(Saved entries)
"""

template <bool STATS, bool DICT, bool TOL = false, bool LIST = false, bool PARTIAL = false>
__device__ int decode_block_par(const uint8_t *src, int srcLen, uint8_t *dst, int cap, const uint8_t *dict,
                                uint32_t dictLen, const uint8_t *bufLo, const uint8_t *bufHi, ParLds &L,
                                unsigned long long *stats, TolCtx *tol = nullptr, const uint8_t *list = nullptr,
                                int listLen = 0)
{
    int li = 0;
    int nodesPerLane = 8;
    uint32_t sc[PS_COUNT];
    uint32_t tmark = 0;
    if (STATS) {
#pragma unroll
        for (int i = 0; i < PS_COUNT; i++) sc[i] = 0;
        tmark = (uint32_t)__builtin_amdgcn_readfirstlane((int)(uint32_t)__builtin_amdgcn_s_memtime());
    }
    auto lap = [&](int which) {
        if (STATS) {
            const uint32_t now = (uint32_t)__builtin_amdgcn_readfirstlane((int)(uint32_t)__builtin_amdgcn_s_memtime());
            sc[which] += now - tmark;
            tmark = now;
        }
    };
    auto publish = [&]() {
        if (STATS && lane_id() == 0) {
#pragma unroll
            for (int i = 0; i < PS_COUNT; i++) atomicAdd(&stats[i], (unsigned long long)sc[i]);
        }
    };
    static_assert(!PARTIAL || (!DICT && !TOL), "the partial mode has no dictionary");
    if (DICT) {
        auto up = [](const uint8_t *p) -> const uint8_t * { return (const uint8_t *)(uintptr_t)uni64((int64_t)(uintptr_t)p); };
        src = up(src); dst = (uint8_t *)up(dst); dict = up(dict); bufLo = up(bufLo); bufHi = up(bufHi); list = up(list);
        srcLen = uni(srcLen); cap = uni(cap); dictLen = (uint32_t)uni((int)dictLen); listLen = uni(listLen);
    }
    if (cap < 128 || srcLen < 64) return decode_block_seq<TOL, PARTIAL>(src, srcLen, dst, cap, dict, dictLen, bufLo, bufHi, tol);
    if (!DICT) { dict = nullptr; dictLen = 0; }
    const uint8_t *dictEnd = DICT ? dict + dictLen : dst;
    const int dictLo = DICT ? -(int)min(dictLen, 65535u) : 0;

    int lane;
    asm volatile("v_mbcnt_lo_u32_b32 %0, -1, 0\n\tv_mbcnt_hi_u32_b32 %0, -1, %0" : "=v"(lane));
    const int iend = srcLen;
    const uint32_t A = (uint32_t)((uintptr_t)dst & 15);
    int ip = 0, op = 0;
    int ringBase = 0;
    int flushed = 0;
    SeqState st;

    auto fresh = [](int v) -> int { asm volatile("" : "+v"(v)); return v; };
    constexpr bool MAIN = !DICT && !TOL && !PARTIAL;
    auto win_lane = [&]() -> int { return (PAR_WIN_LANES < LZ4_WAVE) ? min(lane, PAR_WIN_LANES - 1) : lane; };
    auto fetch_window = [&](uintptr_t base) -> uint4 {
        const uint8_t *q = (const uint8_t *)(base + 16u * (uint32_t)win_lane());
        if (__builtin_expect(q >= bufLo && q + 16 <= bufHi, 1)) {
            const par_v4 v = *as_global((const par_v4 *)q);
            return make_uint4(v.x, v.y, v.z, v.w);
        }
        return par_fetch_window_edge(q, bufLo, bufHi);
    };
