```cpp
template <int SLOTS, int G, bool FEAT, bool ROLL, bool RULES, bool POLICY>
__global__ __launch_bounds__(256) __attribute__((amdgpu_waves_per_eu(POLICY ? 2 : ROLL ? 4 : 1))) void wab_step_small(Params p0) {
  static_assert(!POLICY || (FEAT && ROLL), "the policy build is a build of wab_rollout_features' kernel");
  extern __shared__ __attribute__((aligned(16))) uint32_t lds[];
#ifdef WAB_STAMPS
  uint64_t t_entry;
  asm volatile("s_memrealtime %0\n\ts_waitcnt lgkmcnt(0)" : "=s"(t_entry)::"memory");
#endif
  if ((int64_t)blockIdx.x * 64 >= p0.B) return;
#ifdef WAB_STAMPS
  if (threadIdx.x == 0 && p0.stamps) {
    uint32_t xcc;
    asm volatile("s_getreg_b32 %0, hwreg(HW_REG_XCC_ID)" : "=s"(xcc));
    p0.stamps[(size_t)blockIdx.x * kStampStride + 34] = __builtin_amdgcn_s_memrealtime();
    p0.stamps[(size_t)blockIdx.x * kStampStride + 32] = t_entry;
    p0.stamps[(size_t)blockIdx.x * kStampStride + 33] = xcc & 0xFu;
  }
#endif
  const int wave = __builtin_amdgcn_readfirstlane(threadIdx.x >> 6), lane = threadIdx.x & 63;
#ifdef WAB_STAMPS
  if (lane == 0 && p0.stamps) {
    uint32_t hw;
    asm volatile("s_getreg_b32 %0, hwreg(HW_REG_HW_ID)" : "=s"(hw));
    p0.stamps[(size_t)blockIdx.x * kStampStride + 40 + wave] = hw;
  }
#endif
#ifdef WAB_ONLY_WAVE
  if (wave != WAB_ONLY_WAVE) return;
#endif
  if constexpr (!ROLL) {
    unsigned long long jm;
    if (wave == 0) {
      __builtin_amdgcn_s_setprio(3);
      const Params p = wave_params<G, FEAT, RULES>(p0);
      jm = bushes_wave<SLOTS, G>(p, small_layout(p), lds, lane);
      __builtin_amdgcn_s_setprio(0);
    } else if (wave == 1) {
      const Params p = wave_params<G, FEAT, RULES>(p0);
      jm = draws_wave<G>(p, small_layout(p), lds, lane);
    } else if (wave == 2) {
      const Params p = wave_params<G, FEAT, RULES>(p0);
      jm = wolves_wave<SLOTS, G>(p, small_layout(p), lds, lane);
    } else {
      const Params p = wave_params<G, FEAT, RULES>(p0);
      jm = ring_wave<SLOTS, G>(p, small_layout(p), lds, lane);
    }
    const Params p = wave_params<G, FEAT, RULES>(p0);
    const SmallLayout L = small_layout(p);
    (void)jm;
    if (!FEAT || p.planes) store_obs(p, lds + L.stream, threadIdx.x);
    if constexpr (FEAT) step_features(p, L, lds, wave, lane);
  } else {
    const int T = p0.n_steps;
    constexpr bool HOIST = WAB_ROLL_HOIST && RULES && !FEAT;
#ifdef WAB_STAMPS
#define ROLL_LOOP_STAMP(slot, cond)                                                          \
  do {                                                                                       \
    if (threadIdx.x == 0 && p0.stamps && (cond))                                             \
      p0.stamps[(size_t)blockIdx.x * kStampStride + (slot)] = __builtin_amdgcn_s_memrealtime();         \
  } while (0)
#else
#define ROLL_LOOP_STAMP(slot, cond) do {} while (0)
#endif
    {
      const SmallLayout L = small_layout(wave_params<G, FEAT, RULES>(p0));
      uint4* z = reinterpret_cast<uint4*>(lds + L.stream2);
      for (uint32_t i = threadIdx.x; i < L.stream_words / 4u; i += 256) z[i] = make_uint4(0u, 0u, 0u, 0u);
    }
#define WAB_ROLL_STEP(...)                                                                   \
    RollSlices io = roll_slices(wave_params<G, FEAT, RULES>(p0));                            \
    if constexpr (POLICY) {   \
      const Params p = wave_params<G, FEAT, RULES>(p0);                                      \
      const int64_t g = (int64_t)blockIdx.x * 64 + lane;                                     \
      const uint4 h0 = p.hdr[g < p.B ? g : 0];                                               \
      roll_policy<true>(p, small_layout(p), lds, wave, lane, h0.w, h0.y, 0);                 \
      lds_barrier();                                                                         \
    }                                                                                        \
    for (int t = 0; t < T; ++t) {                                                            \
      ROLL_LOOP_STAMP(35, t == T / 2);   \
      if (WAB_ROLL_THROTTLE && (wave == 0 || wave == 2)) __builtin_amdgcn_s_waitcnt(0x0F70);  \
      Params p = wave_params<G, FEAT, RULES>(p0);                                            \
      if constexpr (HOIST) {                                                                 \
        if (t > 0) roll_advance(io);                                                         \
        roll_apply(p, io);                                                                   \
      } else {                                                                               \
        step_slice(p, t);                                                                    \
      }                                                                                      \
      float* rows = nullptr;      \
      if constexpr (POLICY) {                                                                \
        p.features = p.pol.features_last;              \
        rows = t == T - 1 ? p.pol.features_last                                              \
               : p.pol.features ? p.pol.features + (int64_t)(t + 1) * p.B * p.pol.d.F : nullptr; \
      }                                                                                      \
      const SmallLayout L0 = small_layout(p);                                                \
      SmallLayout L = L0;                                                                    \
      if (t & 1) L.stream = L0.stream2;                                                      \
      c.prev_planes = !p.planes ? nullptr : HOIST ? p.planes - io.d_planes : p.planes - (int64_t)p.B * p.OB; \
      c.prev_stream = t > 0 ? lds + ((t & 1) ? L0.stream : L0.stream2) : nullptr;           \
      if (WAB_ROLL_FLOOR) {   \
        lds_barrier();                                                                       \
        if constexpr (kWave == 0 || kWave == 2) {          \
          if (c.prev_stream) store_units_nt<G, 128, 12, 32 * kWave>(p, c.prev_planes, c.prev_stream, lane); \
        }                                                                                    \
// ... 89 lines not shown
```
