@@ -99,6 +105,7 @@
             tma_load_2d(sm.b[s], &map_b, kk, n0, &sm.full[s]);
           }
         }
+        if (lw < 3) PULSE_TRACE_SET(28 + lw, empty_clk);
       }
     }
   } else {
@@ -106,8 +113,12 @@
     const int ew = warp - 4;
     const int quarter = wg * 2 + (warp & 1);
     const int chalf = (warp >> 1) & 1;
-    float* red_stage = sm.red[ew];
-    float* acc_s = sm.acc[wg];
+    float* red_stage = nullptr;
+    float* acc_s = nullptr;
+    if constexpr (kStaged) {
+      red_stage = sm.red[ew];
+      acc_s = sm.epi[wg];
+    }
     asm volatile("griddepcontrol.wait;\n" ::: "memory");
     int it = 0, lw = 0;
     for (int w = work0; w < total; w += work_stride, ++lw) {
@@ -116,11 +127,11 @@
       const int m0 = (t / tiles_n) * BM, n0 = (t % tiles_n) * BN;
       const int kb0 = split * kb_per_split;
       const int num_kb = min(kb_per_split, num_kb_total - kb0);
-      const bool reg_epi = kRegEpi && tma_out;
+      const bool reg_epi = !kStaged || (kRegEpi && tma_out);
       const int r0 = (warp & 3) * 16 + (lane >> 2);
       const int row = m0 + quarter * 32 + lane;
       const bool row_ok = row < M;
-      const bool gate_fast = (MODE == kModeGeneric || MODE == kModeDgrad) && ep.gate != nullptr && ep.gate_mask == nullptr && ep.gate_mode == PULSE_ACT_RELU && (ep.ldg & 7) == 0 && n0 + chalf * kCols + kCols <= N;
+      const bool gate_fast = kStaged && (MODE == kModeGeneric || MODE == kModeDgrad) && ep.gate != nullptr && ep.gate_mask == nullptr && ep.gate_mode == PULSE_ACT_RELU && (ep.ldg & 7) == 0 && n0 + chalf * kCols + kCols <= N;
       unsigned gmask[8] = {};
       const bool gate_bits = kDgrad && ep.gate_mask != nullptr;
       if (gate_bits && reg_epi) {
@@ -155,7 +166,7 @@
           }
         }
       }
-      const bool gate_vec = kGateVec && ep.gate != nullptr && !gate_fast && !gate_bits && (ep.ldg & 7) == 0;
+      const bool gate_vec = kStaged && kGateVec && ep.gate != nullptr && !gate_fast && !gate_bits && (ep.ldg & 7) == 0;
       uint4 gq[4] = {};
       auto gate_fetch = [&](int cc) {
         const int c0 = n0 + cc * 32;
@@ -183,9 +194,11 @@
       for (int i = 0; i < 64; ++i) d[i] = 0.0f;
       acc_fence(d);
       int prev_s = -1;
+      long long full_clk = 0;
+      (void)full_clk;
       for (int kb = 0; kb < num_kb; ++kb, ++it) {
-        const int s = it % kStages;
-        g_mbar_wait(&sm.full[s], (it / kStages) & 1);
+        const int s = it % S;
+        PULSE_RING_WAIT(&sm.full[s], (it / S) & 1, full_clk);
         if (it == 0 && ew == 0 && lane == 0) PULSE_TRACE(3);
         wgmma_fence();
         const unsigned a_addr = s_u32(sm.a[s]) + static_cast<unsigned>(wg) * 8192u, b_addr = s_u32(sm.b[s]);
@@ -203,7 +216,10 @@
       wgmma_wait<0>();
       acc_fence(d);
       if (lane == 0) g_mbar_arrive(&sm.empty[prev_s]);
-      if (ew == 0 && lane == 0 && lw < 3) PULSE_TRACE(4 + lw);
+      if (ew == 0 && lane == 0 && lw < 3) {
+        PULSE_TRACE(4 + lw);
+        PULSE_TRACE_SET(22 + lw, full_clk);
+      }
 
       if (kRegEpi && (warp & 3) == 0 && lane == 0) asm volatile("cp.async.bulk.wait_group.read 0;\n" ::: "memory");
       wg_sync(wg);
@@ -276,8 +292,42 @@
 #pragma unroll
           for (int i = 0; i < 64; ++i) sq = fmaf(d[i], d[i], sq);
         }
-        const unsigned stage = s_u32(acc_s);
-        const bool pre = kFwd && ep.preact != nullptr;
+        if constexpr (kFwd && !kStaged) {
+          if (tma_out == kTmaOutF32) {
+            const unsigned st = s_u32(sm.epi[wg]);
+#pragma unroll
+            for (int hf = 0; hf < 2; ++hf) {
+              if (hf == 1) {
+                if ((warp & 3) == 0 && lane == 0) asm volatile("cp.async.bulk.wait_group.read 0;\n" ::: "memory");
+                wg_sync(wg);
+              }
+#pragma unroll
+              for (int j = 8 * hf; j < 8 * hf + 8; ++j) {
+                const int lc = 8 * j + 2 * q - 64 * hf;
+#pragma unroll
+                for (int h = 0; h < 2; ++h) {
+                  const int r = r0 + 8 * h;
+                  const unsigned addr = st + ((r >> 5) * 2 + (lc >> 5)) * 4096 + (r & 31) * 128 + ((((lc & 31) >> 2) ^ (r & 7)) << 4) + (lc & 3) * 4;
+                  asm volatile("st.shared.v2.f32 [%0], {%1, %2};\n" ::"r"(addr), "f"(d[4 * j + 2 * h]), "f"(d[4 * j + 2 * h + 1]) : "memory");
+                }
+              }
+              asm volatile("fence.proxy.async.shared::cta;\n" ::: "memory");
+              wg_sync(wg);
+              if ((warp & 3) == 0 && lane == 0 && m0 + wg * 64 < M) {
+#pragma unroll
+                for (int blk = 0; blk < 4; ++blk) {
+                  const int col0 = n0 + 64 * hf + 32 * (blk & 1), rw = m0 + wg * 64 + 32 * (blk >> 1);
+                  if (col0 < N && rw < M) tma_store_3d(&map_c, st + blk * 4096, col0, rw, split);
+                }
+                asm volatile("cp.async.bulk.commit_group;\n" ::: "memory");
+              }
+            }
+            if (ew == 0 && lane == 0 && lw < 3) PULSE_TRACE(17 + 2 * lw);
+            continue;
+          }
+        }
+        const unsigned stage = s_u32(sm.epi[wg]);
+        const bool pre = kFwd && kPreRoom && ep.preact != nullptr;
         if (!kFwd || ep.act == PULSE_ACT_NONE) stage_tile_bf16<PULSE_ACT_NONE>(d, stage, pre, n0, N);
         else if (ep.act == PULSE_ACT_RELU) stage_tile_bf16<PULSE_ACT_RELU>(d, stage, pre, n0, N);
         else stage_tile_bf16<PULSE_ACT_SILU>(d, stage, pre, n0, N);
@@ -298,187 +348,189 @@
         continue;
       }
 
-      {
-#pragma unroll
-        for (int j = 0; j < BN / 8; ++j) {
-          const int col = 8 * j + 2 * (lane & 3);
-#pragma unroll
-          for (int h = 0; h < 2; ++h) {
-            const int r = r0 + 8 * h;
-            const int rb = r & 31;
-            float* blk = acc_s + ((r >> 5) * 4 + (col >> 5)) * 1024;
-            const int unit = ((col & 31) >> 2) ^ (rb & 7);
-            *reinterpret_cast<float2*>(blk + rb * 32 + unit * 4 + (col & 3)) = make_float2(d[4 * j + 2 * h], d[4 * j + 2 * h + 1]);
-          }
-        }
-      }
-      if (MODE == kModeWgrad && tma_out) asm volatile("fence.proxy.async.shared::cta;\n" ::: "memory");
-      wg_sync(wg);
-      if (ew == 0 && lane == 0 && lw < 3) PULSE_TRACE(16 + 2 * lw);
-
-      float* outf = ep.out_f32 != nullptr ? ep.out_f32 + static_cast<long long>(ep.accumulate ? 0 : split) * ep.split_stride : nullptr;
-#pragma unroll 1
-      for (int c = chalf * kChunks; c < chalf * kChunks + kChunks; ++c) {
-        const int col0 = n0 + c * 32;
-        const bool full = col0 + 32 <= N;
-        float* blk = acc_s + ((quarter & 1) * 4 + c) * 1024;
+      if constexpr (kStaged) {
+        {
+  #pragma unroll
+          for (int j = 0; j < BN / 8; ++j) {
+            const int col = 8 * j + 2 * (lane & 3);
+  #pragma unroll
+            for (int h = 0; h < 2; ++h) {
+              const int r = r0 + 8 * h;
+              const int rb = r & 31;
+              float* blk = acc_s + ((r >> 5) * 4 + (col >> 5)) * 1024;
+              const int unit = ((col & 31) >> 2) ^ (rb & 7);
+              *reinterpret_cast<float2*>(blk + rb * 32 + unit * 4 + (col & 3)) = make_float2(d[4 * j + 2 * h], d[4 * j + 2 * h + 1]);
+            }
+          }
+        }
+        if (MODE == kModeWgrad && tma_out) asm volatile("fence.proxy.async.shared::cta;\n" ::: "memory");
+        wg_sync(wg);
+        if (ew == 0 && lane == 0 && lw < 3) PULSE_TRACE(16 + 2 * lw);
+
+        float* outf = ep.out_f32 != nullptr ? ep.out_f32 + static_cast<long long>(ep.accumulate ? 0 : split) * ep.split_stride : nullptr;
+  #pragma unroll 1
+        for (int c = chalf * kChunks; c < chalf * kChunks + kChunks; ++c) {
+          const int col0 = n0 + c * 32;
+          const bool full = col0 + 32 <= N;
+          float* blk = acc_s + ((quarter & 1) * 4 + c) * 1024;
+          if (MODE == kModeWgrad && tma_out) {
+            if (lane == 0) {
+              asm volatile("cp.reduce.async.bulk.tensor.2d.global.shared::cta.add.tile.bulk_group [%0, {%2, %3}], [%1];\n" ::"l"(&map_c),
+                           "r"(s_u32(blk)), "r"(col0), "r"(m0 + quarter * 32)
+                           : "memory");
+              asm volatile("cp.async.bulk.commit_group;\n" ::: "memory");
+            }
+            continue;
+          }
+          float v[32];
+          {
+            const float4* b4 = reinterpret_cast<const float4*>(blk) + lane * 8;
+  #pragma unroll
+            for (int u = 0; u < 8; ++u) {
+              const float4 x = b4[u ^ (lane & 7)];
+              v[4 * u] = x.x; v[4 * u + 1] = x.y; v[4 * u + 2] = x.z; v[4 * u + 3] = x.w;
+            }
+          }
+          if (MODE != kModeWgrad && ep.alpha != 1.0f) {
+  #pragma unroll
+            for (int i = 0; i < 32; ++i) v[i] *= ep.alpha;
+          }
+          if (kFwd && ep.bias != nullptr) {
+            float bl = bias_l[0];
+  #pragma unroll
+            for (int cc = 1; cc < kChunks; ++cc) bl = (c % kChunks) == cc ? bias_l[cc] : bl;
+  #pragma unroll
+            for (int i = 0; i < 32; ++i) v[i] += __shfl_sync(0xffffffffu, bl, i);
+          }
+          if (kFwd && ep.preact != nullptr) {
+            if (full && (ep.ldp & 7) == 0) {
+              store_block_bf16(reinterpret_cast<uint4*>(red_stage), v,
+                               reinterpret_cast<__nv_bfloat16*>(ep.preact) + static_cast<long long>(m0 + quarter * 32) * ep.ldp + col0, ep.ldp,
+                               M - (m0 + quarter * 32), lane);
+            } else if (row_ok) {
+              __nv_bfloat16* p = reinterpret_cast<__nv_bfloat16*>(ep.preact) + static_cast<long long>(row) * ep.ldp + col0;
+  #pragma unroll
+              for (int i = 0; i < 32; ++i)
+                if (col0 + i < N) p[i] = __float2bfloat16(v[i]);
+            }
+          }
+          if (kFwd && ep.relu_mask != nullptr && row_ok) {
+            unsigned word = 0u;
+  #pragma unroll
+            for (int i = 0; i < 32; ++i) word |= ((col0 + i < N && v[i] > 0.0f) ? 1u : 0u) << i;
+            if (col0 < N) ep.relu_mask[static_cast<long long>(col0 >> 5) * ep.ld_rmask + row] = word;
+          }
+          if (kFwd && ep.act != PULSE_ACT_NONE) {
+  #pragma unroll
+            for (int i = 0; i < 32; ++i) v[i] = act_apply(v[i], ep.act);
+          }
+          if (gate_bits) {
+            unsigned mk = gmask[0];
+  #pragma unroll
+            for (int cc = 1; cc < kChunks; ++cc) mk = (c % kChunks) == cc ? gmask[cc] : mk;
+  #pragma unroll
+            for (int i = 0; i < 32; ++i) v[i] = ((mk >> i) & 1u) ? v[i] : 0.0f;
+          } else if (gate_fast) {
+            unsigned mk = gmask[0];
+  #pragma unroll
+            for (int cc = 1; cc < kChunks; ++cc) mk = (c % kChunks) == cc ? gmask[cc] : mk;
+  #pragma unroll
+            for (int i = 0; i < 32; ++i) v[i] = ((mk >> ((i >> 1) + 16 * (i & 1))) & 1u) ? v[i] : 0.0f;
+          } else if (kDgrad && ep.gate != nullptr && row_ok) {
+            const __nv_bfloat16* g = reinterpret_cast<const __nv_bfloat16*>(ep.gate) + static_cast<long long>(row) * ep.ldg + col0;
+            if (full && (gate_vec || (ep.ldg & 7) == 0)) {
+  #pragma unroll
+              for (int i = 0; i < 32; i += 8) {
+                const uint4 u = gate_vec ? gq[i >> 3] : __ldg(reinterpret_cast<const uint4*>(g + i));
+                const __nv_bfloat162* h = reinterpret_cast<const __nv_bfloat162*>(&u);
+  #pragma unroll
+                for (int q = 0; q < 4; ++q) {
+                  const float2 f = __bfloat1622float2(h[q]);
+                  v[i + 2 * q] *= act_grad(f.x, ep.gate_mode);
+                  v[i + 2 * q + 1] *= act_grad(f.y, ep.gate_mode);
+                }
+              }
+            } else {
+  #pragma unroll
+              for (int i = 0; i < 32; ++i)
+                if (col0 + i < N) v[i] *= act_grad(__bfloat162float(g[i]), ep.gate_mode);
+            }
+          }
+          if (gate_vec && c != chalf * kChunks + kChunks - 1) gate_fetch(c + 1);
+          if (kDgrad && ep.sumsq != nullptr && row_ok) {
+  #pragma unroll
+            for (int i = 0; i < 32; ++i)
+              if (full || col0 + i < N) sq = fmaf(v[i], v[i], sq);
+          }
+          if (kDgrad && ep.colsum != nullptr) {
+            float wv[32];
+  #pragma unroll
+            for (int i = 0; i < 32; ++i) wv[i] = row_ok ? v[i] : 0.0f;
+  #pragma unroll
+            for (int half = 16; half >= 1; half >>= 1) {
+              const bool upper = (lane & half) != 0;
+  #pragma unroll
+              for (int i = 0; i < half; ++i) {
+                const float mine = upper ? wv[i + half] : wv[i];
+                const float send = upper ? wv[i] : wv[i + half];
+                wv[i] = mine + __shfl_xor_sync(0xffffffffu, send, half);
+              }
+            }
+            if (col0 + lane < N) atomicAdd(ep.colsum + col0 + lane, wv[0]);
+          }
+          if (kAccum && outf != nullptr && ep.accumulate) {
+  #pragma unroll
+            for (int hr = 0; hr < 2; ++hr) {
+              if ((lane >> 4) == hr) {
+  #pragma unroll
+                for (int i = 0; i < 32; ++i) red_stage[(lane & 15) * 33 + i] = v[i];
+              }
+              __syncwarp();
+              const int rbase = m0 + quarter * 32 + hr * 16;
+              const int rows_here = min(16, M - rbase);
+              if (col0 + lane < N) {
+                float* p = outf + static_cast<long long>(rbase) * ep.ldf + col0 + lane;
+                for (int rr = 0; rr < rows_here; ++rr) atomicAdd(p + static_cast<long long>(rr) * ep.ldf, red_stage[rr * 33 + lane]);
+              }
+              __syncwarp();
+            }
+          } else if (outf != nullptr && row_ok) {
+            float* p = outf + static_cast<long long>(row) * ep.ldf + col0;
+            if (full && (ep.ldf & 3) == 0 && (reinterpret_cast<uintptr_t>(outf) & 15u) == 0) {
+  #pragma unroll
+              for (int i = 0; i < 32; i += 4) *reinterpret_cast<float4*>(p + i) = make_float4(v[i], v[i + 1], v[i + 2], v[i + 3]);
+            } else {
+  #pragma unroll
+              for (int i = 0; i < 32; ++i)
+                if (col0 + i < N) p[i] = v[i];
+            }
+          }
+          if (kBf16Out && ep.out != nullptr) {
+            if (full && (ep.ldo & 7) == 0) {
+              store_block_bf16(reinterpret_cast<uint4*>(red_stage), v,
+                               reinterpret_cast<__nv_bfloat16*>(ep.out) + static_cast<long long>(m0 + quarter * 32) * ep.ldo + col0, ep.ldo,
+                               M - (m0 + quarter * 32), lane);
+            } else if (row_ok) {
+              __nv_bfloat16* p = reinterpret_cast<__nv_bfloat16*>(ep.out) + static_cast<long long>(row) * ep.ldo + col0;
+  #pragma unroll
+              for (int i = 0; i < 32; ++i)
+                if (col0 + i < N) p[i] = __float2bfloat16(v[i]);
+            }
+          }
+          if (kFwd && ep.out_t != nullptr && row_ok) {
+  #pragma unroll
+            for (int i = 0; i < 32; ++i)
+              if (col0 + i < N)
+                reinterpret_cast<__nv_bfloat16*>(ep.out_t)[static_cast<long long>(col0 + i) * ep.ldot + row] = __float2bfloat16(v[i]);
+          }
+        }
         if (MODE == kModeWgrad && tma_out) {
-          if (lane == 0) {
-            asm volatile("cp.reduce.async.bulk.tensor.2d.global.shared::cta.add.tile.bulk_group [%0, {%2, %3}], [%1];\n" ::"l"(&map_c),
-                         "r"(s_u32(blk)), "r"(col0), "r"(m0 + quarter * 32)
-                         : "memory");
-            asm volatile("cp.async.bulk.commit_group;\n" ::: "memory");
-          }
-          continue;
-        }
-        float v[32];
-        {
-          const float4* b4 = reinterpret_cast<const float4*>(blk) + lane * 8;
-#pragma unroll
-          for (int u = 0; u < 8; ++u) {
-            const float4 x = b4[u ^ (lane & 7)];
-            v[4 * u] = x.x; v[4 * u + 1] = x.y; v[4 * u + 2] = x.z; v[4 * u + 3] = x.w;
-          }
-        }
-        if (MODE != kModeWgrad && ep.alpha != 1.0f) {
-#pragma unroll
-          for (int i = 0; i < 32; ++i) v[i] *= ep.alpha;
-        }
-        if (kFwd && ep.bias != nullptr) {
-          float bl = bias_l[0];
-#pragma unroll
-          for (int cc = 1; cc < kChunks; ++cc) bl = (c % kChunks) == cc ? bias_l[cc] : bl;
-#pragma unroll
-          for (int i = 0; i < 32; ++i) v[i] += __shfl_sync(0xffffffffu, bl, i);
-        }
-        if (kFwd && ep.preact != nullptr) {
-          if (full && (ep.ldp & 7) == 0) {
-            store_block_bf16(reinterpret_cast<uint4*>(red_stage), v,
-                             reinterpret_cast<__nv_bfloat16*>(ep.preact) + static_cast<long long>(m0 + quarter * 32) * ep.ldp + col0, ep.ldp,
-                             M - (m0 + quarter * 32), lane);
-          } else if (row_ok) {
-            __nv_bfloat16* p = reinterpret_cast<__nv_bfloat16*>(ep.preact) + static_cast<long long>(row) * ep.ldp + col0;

"""

Task to complete:
Each line in the entries above, starting at the line with "srcLen = uni(srcLen);" and ending at the line with "if (cap < 128", is to be printed exactly, and only those lines.

Result:
        srcLen = uni(srcLen); cap = uni(cap); dictLen = (uint32_t)uni((int)dictLen); listLen = uni(listLen);
    }
    if (cap < 128 || srcLen < 64) return decode_block_seq<TOL, PARTIAL>(src, srcLen, dst, cap, dict, dictLen, bufLo, bufHi, tol);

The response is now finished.